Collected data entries
▬▬▬▬▬▬▬▬▬▬
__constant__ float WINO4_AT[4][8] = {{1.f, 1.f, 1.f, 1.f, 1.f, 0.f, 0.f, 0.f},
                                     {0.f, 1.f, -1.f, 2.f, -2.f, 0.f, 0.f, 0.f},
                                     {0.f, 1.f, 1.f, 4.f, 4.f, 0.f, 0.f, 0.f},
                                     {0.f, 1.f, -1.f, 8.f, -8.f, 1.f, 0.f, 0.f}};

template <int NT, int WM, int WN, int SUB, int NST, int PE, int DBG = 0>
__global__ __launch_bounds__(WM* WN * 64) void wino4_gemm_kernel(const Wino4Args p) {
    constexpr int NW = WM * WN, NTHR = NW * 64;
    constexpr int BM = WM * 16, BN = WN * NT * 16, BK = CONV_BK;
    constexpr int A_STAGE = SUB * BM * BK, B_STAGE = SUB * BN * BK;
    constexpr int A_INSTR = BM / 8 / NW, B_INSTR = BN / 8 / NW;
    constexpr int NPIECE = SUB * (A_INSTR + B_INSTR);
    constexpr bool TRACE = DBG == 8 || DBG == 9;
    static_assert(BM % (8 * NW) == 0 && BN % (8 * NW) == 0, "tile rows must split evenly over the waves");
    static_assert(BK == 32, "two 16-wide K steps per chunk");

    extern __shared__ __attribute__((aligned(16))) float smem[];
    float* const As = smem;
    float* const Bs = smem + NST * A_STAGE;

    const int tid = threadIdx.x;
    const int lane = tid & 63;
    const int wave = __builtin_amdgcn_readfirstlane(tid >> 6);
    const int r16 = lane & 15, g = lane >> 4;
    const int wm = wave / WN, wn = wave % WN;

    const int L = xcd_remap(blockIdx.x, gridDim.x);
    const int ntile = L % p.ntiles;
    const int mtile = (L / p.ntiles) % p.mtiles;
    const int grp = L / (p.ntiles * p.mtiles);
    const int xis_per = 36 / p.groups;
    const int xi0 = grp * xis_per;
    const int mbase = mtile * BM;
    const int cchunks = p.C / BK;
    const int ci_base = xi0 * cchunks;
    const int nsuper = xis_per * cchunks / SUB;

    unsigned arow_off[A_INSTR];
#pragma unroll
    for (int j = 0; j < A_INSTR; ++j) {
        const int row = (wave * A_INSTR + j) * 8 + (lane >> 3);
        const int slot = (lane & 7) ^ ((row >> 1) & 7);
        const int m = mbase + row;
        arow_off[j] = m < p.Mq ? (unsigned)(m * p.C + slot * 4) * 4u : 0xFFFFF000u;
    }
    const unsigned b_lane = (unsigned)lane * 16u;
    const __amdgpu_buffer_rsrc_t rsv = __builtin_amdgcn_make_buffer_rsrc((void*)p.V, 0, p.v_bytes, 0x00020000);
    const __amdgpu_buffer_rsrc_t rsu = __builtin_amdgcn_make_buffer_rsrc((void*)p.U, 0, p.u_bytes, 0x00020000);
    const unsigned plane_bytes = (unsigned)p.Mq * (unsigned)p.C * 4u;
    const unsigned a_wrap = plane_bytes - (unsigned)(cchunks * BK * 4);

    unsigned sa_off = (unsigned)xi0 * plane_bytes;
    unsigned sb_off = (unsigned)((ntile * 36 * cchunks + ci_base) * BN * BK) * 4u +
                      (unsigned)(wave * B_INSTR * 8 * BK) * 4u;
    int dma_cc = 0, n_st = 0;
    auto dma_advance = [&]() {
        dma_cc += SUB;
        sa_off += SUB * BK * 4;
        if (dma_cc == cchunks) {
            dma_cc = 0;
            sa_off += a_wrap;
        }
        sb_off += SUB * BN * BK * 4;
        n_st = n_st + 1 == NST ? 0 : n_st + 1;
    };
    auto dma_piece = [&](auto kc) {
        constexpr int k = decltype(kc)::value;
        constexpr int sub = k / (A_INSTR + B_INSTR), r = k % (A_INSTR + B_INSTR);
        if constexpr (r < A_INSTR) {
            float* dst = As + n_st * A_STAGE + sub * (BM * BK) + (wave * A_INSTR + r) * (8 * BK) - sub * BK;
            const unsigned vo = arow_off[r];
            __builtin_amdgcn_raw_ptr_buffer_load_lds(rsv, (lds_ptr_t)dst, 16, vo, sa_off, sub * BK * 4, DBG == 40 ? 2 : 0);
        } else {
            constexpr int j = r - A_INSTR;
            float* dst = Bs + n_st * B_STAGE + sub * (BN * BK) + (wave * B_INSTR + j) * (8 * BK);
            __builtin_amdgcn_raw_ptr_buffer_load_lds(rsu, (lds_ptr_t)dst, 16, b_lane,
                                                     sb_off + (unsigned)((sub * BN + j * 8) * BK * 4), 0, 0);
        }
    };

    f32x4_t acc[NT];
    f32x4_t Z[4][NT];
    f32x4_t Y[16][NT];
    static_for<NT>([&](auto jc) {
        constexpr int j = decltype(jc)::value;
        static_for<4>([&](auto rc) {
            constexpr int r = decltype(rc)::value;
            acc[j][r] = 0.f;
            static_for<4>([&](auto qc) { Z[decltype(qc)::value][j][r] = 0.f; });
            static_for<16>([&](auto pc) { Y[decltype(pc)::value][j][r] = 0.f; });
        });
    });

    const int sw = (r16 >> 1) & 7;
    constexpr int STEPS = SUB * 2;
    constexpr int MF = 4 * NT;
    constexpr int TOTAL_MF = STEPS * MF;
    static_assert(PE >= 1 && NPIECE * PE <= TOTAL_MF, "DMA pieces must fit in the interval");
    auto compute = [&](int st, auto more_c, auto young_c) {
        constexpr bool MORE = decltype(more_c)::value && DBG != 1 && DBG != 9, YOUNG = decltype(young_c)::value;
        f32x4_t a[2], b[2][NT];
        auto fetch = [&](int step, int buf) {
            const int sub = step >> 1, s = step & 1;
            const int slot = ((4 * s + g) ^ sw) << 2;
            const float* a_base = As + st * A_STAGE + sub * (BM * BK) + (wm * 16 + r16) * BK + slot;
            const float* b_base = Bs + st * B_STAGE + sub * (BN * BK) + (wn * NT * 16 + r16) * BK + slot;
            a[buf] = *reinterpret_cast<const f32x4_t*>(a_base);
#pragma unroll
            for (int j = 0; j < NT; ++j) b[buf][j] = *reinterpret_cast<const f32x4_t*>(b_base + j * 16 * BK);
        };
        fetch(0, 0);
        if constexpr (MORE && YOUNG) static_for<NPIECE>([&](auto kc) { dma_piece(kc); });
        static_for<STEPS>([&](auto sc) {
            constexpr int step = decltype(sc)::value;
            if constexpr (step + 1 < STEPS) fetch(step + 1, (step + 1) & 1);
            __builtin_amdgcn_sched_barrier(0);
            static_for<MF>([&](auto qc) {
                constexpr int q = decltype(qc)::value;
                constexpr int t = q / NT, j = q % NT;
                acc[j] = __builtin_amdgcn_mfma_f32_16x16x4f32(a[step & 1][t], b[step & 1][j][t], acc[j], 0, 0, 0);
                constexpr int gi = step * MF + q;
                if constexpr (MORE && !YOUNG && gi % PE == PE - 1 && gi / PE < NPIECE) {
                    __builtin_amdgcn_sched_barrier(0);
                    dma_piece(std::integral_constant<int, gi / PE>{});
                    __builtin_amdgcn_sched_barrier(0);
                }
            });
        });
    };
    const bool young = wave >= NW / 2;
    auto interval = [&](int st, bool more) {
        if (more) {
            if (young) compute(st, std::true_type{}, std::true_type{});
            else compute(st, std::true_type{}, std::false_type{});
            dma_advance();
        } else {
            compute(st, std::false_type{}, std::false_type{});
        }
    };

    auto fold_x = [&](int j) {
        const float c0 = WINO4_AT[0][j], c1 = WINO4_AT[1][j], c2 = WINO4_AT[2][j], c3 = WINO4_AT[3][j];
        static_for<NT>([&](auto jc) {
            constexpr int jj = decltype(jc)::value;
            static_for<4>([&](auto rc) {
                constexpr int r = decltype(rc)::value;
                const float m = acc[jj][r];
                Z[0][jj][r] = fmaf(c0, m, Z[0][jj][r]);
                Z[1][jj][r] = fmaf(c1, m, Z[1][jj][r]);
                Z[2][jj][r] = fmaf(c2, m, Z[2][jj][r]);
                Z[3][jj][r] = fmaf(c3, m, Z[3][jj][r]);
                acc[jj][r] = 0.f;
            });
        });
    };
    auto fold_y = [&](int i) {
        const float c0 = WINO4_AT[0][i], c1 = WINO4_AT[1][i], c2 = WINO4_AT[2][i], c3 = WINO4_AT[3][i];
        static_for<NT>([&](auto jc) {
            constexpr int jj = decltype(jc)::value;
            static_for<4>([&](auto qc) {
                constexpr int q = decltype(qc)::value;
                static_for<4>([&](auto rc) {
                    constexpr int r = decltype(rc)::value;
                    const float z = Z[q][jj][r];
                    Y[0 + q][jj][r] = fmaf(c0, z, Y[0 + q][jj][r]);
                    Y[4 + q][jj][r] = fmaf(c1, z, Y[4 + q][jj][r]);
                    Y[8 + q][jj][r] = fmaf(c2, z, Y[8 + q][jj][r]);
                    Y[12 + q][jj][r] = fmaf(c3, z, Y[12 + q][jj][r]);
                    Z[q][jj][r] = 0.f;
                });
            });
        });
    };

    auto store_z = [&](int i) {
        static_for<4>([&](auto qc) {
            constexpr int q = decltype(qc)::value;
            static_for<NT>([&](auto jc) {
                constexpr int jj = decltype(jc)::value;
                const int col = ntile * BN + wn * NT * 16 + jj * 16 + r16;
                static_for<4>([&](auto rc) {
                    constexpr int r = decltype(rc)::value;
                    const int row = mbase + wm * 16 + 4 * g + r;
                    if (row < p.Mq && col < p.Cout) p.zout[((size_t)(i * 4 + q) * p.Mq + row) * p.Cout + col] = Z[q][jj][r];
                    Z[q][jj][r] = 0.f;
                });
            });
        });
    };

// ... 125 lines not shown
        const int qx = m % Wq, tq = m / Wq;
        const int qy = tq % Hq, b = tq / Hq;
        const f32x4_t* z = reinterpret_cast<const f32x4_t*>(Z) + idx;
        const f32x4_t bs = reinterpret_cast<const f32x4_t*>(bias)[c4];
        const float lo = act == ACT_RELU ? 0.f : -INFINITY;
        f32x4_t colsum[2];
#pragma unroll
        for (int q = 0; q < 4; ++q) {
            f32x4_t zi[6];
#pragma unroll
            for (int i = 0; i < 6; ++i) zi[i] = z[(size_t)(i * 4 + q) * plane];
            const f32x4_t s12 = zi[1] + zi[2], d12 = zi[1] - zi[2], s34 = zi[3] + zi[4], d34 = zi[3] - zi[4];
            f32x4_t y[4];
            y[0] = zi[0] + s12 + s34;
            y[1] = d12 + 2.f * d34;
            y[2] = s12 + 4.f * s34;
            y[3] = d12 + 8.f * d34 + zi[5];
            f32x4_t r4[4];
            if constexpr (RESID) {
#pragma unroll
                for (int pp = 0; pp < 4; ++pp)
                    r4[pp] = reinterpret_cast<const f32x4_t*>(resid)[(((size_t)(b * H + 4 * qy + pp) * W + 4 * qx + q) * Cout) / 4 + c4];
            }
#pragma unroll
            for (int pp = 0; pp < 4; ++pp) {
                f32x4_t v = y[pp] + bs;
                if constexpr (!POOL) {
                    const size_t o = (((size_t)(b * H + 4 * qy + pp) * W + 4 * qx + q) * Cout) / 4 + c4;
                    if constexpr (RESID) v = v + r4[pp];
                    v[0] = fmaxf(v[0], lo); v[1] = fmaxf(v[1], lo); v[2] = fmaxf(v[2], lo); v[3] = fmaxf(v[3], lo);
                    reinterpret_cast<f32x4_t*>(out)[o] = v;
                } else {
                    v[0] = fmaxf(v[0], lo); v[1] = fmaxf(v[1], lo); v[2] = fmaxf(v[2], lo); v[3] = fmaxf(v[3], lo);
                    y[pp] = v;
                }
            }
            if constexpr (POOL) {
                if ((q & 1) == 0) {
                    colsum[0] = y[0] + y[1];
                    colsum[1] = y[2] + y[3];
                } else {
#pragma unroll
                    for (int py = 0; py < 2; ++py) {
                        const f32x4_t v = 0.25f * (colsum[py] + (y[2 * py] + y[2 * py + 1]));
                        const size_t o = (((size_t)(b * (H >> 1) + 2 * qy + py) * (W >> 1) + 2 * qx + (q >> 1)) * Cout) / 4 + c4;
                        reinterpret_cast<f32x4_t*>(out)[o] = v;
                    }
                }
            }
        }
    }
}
▬▬▬▬▬▬▬▬▬▬
→ What this task involves: Copy out, in full, each line above that has the word "colsum" in it.

→ Task output:
        f32x4_t colsum[2];
                    colsum[0] = y[0] + y[1];
                    colsum[1] = y[2] + y[3];
                        const f32x4_t v = 0.25f * (colsum[py] + (y[2 * py] + y[2 * py + 1]));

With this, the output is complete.